Some open source projects are lucky, and can raise large amounts of money from sponsors. Webpack raises $223,113/yr. Babel raises almost $300,000/yr.

Unfortunately, these types of projects are in a very small minority. For a variety of reasons, most other funded projects receive only a small fraction of this kind of money. 80% of npm’s top 1000 packages received zero funding of any kind (2019)[1].

This is a huge problem in open source today. The money is there, but it is not distributed fairly, Large open source projects have an obligation to sponsor smaller open source projects that they depend on.

Beginning today, Astro is committing 25% of its monthly Open Collective funds (currently $1075/mo) back to our own open source dependencies.

The people and projects that we sponsor will change over time, but we are already spreading our funds across the following four people and projects:

  • @sindresorhus, for maintaining over 50 utility npm packages inside our own monorepo alone.
  • @colinhacks, for building zod, an amazing TypeScript-powered validator that’s used for our config validation.
  • The Vite Team, for being the engine that powers Astro’s internal build pipeline.
  • The Rollup Team, for being the engine that powers Vite and, by extension, the efficiency of Astro’s build output.

We hope to expand this initiative going forward, and encourage all open source maintainers who receive funding to consider doing something similar. I look forward to sharing what we learn in future community updates.

Keeping Astro Sustainable

All of this is only possible because of our amazing sponsors. Thank you to Netlify, Vercel, DivRIOTS, Monogram, Stackup, Qoddi, Sentry, and the 30 other individual backers of our Open Collective. With your support, we have been able to raise almost $30,000 over the last year for our community.

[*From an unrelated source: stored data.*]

@@ -877,20 +879,31 @@
 }
 
 template <class Args>
+__host__ __device__ __forceinline__ int tick_place(const Args &args, int idx, int pos, const unsigned block, int &bx) {
+  if constexpr (Args::kSets) {
+    if (args.compact > 1) {
+      const unsigned m = args.set_size[idx];
+      if (m > 1) {
+        const unsigned q = (unsigned)(((unsigned long long)(unsigned)pos * args.set_inv[idx]) >> 32);
+        idx += pos - (int)(q * m);
+        pos = (int)q;
+      }
+    }
+  }
+  const int rot = pos < (int)(args.items[idx].res_blocks >> 3) ? args.xcd_rot[idx] : args.tail_rot[idx];
+  bx = (pos << 3) | (int)((block + (unsigned)rot) & 7u);
+  return idx;
+}
+
+template <class Args>
 __device__ __forceinline__ int tick_locate(const Args &args, int &bx, const unsigned block = blockIdx.x) {
   constexpr int kSlots = (int)(sizeof(args.group_first) / sizeof(args.group_first[0]));
-  if (!args.compact) {
-    const int rot = args.xcd_rot[blockIdx.y];
-    bx = (int)((block & ~7u) | ((block + rot) & 7u));
-    return (int)blockIdx.y;
-  }
+  if (!args.compact) return tick_place(args, (int)blockIdx.y, (int)(block >> 3), block, bx);
   const int lane = threadIdx.x & (kWave - 1);
   const unsigned g = block >> 3;
   const unsigned first = lane <= args.n_items ? (unsigned)args.group_first[lane < kSlots ? lane : 0] : 0xFFFFFFFFu;
   const int idx = __builtin_amdgcn_readfirstlane(__popcll(__ballot(first <= g)) - 1);
-  bx = (int)block - ((int)args.group_first[idx] << 3);
-  bx = (bx & ~7) | ((bx + (int)args.xcd_rot[idx]) & 7);
-  return idx;
+  return tick_place(args, idx, (int)g - (int)args.group_first[idx], block, bx);
 }
 
 template <int ACC, int RCP>
@@ -1103,51 +1116,138 @@
   return rcp.nibbles ? k_tick<1, 2> : rcp.table ? k_tick<1, 1> : acc_mode() == 0 ? k_tick<0, 0> : k_tick<1, 0>;
 }
 
+static bool same_set(const TickItem &a, const TickItem &b) {
+  return a.res_blocks > 0 && a.ref == b.ref && a.res_blocks == b.res_blocks && a.res_first == b.res_first &&
+         (a.steps_log2 & 15) == (b.steps_log2 & 15);
+}
+static int layout_tail_mode() {
+  static const int m = [] {
+    const char *e = getenv("DVO_AMD_SHARE_TAIL");
+    return e ? (e[0] == '0' ? 0 : 1) : 2;
+  }();
+  return m;
+}
 template <class Args>
-static int tick_args_layout_impl(Args &args, int max_blocks) {
+static int tick_args_layout_impl(Args &args, int max_blocks, int share) {
   constexpr int kSlots = (int)(sizeof(args.group_first) / sizeof(args.group_first[0]));
-  unsigned groups = 0;
-  for (int i = 0; i < args.n_items; ++i) {
-    args.group_first[i] = (uint16_t)groups;
-    groups += ((unsigned)args.items[i].res_blocks + args.items[i].ll_blocks + 7u) >> 3;
-  }
-  for (int i = args.n_items; i < kSlots; ++i) args.group_first[i] = (uint16_t)groups;
+  constexpr int kRots = (int)(sizeof(args.xcd_rot) / sizeof(args.xcd_rot[0]));
+  const int n = args.n_items;
+  if constexpr (!Args::kSets) share = 0;
   static const bool rotate = [] {
     const char *e = getenv("DVO_AMD_XCD_ROTATE");
     return !(e && e[0] == '0');
   }();
-  long long load[8] = {0, 0, 0, 0, 0, 0, 0, 0};
-  for (int i = 0; i < args.n_items; ++i) {
+  int set_len[kRots] = {};
+  bool any_set = false;
+  for (int i = 0; i < n;) {
+    int j = i + 1;
+    while (share > 0 && j < n && same_set(args.items[i], args.items[j])) ++j;
+    set_len[i] = j - i;
+    any_set = any_set || j - i > 1;
+    i = j;
+  }
+  long long phase[kRots][8];
+  for (int i = 0; i < n; ++i) {
     const TickItem &it = args.items[i];
     const int rb = it.res_blocks, lb = it.ll_blocks;
     const long long w_res = 33 + 21 * item_res_steps(it), w_ll = 40 + 7 * item_ll_steps(it);
-    long long phase[8];
     for (int f = 0; f < 8; ++f) {
       const int n_res = (rb >> 3) + (f < (rb & 7) ? 1 : 0);
       const int all = ((rb + lb) >> 3) + (f < ((rb + lb) & 7) ? 1 : 0);
-      phase[f] = w_res * n_res + w_ll * (all - n_res);
-    }
-    int best = 0;
-    long long best_max = -1;
-    for (int rot = 0; rotate && rot < 8; ++rot) {
-      long long mx = 0;
-      for (int x = 0; x < 8; ++x) mx = std::max(mx, load[x] + phase[(x + rot) & 7]);
-      if (best_max < 0 || mx < best_max) best_max = mx, best = rot;
-    }
-    args.xcd_rot[i] = (uint8_t)best;
-    for (int x = 0; x < 8; ++x) load[x] += phase[(x + best) & 7];
-  }
-  for (int i = args.n_items; i < (int)(sizeof(args.xcd_rot) / sizeof(args.xcd_rot[0])); ++i) args.xcd_rot[i] = 0;
+      phase[i][f] = w_res * n_res + w_ll * (all - n_res);
+    }
+  }
+  long long load[8];
+  auto balance = [&](bool by_set, uint8_t *rot_out) {
+    for (int x = 0; x < 8; ++x) load[x] = 0;
+    for (int i = 0; i < n;) {
+      const int len = by_set ? set_len[i] : 1;
+      long long ph[8] = {0, 0, 0, 0, 0, 0, 0, 0};
+      for (int k = i; k < i + len; ++k)
+        for (int f = 0; f < 8; ++f) ph[f] += phase[k][f];
+      int best = 0;
+      long long best_max = -1;
+      for (int rot = 0; rotate && rot < 8; ++rot) {
+        long long mx = 0;
+        for (int x = 0; x < 8; ++x) mx = std::max(mx, load[x] + ph[(x + rot) & 7]);
+        if (best_max < 0 || mx < best_max) best_max = mx, best = rot;
+      }
+      for (int k = i; k < i + len; ++k) rot_out[k] = (uint8_t)best;
+      for (int x = 0; x < 8; ++x) load[x] += ph[(x + best) & 7];
+      i += len;
+    }
+  };
+  balance(true, args.xcd_rot);
+  for (int i = 0; i < n; ++i) args.tail_rot[i] = args.xcd_rot[i];
+  if (any_set && rotate) {
+    long long lo = load[0], hi = load[0], sum = 0;
+    for (int x = 0; x < 8; ++x) lo = std::min(lo, load[x]), hi = std::max(hi, load[x]), sum += load[x];
+    const int tail_mode = layout_tail_mode();
+    if (tail_mode == 1 || (tail_mode == 2 && (hi - lo) * 8 * 50 > sum)) {
+      balance(false, args.tail_rot);
+      for (int i = 0; i < n; ++i) args.xcd_rot[i] = 0;
+    }
+  }
+  for (int i = n; i < kRots; ++i) args.xcd_rot[i] = args.tail_rot[i] = 0;
+
+  const bool interleave = share > 1 && any_set;
+  unsigned groups = 0;
+  auto item_groups = [&](int i) { return ((unsigned)args.items[i].res_blocks + args.items[i].ll_blocks + 7u) >> 3; };
+  for (int i = 0; i < n;) {
+    const int len = interleave ? set_len[i] : 1;
+    unsigned widest = 0;
+    for (int k = i; k < i + len; ++k) widest = std::max(widest, item_groups(k));
+    args.group_first[i] = (uint16_t)groups;
+    groups += (unsigned)len * widest;
+    for (int k = i + 1; k < i + len; ++k) args.group_first[k] = (uint16_t)groups;
+    if constexpr (Args::kSets) {
+      for (int k = i; k < i + len; ++k) args.set_size[k] = 1, args.set_inv[k] = 0;
+      if (len > 1) args.set_size[i] = (uint8_t)len, args.set_inv[i] = (uint32_t)(0xFFFFFFFFull / (unsigned)len + 1ull);
+    }
+    i += len;
+  }
+  for (int i = n; i < kSlots; ++i) args.group_first[i] = (uint16_t)groups;
+  if constexpr (Args::kSets)
+    for (int i = n; i < kRots; ++i) args.set_size[i] = 1;
   const long long grid2d = (long long)((max_blocks + 7) & ~7) * args.n_items;
   static const int mode = [] {
     const char *e = getenv("DVO_AMD_COMPACT_GRID");
     return e ? (e[0] == '0' ? 0 : 1) : 2;
   }();
-  args.compact = groups > 0 && groups < 65536 && (mode == 1 || (mode == 2 && 2ll * 8 * groups < grid2d)) ? 1 : 0;
+  unsigned own_groups = 0;
+  for (int i = 0; i < n; ++i) own_groups += item_groups(i);
+  args.compact = groups > 0 && groups < 65536 && (mode == 1 || (mode == 2 && 2ll * 8 * own_groups < grid2d)) ? (interleave ? 2 : 1) : 0;
+  if (!args.compact && share > 0) return tick_args_layout_impl(args, max_blocks, 0);
   return (int)(groups * 8);
 }
-int tick_args_layout(TickArgs &args, int max_blocks) { return tick_args_layout_impl(args, max_blocks); }
-int tick_args_layout(TickArgsSmall &args, int max_blocks) { return tick_args_layout_impl(args, max_blocks); }
+int tick_args_layout(TickArgs &args, int max_blocks, int share) { return tick_args_layout_impl(args, max_blocks, share); }
+int tick_args_layout(TickArgsSmall &args, int max_blocks) { return tick_args_layout_impl(args, max_blocks, 0); }
+
+void tick_items_order(const TickItem *items, int n, bool sort, int share, int *order) {
+  for (int i = 0; i < n; ++i) order[i] = i;
+  if (!sort) return;
+  std::stable_sort(order, order + n, [&](int a, int b) {
+    const TickItem &x = items[a], &y = items[b];
+    const int kx = x.res_blocks ? item_res_steps(x) : 0, ky = y.res_blocks ? item_res_steps(y) : 0;
+    if (kx != ky || share <= 0) return kx > ky;
+    if (x.ref != y.ref) return std::less<const void *>()(x.ref, y.ref);
+    return std::less<const void *>()(x.cur, y.cur);
+  });
+}
+
+int tick_args_locate(const TickArgs &args, unsigned block, int *bx) {
+  *bx = -1;
+  if (!args.compact || (block >> 3) >= (unsigned)args.group_first[args.n_items]) return -1;
+  int idx = -1;
+  for (int i = 0; i <= args.n_items; ++i)
+    if ((unsigned)args.group_first[i] <= (block >> 3)) idx = i;
+  if (idx < 0 || idx >= args.n_items) return -1;
+  int b;
+  idx = tick_place(args, idx, (int)(block >> 3) - (int)args.group_first[idx], block, b);
+  if (idx >= args.n_items || b >= (int)args.items[idx].res_blocks + (int)args.items[idx].ll_blocks) return -1;
+  *bx = b;
+  return idx;
+}
 
 hipError_t launch_tick_small(const TickArgsSmall &args, int max_blocks, hipStream_t stream, hipEvent_t t_start, hipEvent_t t_stop) {
   if (acc_mode() != 1) return hipErrorNotSupported;
diff --git a/dvo_slam_amd/csrc/dvo_probes.cpp b/dvo_slam_amd/csrc/dvo_probes.cpp
--- a/dvo_slam_amd/csrc/dvo_probes.cpp
+++ b/dvo_slam_amd/csrc/dvo_probes.cpp
@@ -62,6 +62,44 @@
   const int next = take_wire(reinterpret_cast<const FinWire *>(wire), &rec, tick, from_piece);
   std::memcpy(record_words, &rec, sizeof(rec));
   return next;
+}
+
+int dvo_amd_debug_tick_layout(int n_items, const int *res_blocks, const int *ll_blocks, const int *res_steps, const int *ref_key,
+                              const int *cur_key, int share, int max_blocks, int *order, int *group_first, int *xcd_rot,
+                              int *tail_rot, int *set_size, int *compact, int *n_blocks, long long capacity_blocks, int *block_item,
+                              int *block_index) {
+  if (n_items < 1 || n_items > kMaxItemsPerLaunch || !res_blocks || !ll_blocks || !res_steps || !ref_key || !cur_key || !order ||
+      !group_first || !xcd_rot || !tail_rot || !set_size || !compact || !n_blocks || share < 0 || share > 2 || !block_item != !block_index)
+    return DVO_AMD_ERR_INVALID_ARGUMENT;
+  std::vector<TickItem> items((size_t)n_items);
+  int widest = 0;
+  for (int i = 0; i < n_items; ++i) {
+    TickItem &w = items[(size_t)i];
+    std::memset(&w, 0, sizeof(w));
+    if (res_blocks[i] < 0 || res_blocks[i] > 2048 || ll_blocks[i] < 0 || ll_blocks[i] > 2048 || ref_key[i] < 0 || cur_key[i] < 0)
+      return DVO_AMD_ERR_INVALID_ARGUMENT;
+    w.ref = reinterpret_cast<const RefLevelDesc *>(uintptr_t(4096) + sizeof(RefLevelDesc) * (size_t)ref_key[i]);
+    w.cur = reinterpret_cast<const CurLevelDesc *>(uintptr_t(4096) + sizeof(CurLevelDesc) * (size_t)cur_key[i]);
+    w.res_blocks = (uint16_t)res_blocks[i], w.ll_blocks = (uint16_t)ll_blocks[i];
+    item_set_steps(w, res_steps[i], res_steps[i]);
+    if (item_res_steps(w) != res_steps[i]) return DVO_AMD_ERR_INVALID_ARGUMENT;
+    widest = std::max(widest, res_blocks[i] + ll_blocks[i]);
+  }
+  tick_items_order(items.data(), n_items, true, share, order);
+  TickArgs ta;
+  ta.n_items = n_items, ta.compact = 0;
+  std::memset(&ta.rcp, 0, sizeof(ta.rcp));
+  for (int k = 0; k < n_items; ++k) ta.items[k] = items[(size_t)order[k]];
+  *n_blocks = tick_args_layout(ta, max_blocks > 0 ? max_blocks : widest, share);
+  *compact = ta.compact ? 1 : 0;
+  for (int k = 0; k < n_items; ++k)
+    group_first[k] = ta.group_first[k], xcd_rot[k] = ta.xcd_rot[k], tail_rot[k] = ta.tail_rot[k], set_size[k] = ta.set_size[k];
+  group_first[n_items] = ta.group_first[n_items];
+  if (block_item && ta.compact) {
+    if (capacity_blocks < (long long)*n_blocks) return DVO_AMD_ERR_INVALID_ARGUMENT;
+    for (int b = 0; b < *n_blocks; ++b) block_item[b] = tick_args_locate(ta, (unsigned)b, &block_index[b]);
+  }
+  return DVO_AMD_OK;
 }
 
 }
diff --git a/dvo_slam_amd/csrc/dvo_tracker.cpp b/dvo_slam_amd/csrc/dvo_tracker.cpp
--- a/dvo_slam_amd/csrc/dvo_tracker.cpp
+++ b/dvo_slam_amd/csrc/dvo_tracker.cpp
@@ -603,13 +603,7 @@
     ta.rcp = ctx->rcp;
     int max_blocks = 0;
     int order[kMaxItemsPerLaunch];
-    for (int i = 0; i < n_here; ++i) order[i] = i;
-    if (ctx->sort_items)
-      std::stable_sort(order, order + n_here, [&](int a, int b) {
-        const TickItem &x = items[first + (size_t)a], &y = items[first + (size_t)b];
-        const int kx = x.res_blocks ? item_res_steps(x) : 0, ky = y.res_blocks ? item_res_steps(y) : 0;
-        return kx > ky;
-      });
+    tick_items_order(items.data() + first, n_here, ctx->sort_items, ctx->share_placement, order);
     for (int i = 0; i < n_here; ++i) {
       ta.items[i] = items[first + (size_t)order[i]];
       max_blocks = std::max(max_blocks, (int)ta.items[i].res_blocks + (int)ta.items[i].ll_blocks);
@@ -660,7 +654,7 @@
       if (es != hipErrorNotSupported) return fail_hip("launch_tick", es);
       (void)hipGetLastError();
     }
-    (void)tick_args_layout(ta, max_blocks);
+    (void)tick_args_layout(ta, max_blocks, ctx->share_placement);
     hipError_t e = launch_tick(ta, max_blocks, st, t0, t1);
     if (e != hipSuccess) return fail_hip("launch_tick", e);
     static_assert(kMaxFinItems >= kMaxItemsPerLaunch, "one reduce launch per tick launch");
@@ -1081,6 +1075,7 @@
   const char *fp = getenv("DVO_AMD_FIN_PRIORITY");
   ctx->fin_priority = !(fp && fp[0] == '0');
   if (const char *so = getenv("DVO_AMD_SORT_ITEMS")) ctx->sort_items = so[0] != '0';
+  if (const char *sp = getenv("DVO_AMD_SHARE_PLACEMENT")) ctx->share_placement = sp[0] == '0' ? 0 : sp[0] == '2' ? 2 : 1;
   const char *sa = getenv("DVO_AMD_SMALL_ARGS");
   ctx->small_args = !(sa && sa[0] == '0');
   const char *hp = getenv("DVO_AMD_HOST_PROF");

100% of all raised money goes back to our community and the open-source dependencies that we depend on. The two initiatives described above are the main ways that we do that, but we are always experimenting with improving. In 1-2 unique situations we have experimented with allowing contributors to contract with us if they couldn’t otherwise contribute due to financial constraints.

Employees of The Astro Technology Company — the organization that was formed back in January to sustain the long-term growth and development of Astro — are not eligible for these sponsorship funds. This is part of our commitment to our sponsors (and our larger community) that 100% of all donations and sponsorships go directly into initiatives that support open source development.

Going Forward

Thank you again to all of our 400+ active Discord community member, who make this project such a joy to work on every day. I know enjoying your work to that level sounds cliche, but with this project I really mean it.

If you found this post interesting, consider sponsoring Astro. We welcome individual contributions, but really encourage corporate sponsorship if at all possible. Check out our Open Collective to learn more.

If you have ideas about open source sustainability or are just interested in discussing the topic more, please reach out on Discord. Feel free to start a conversation or make a suggestion to us in our #suggestions channel.


[1] This number may be out of date. I last checked back in 2019, based on the list of 1000 most downloaded packages, based on download count, and checked each one for a funding source of any kind. 80% of those 1000 packages did not list a funding source.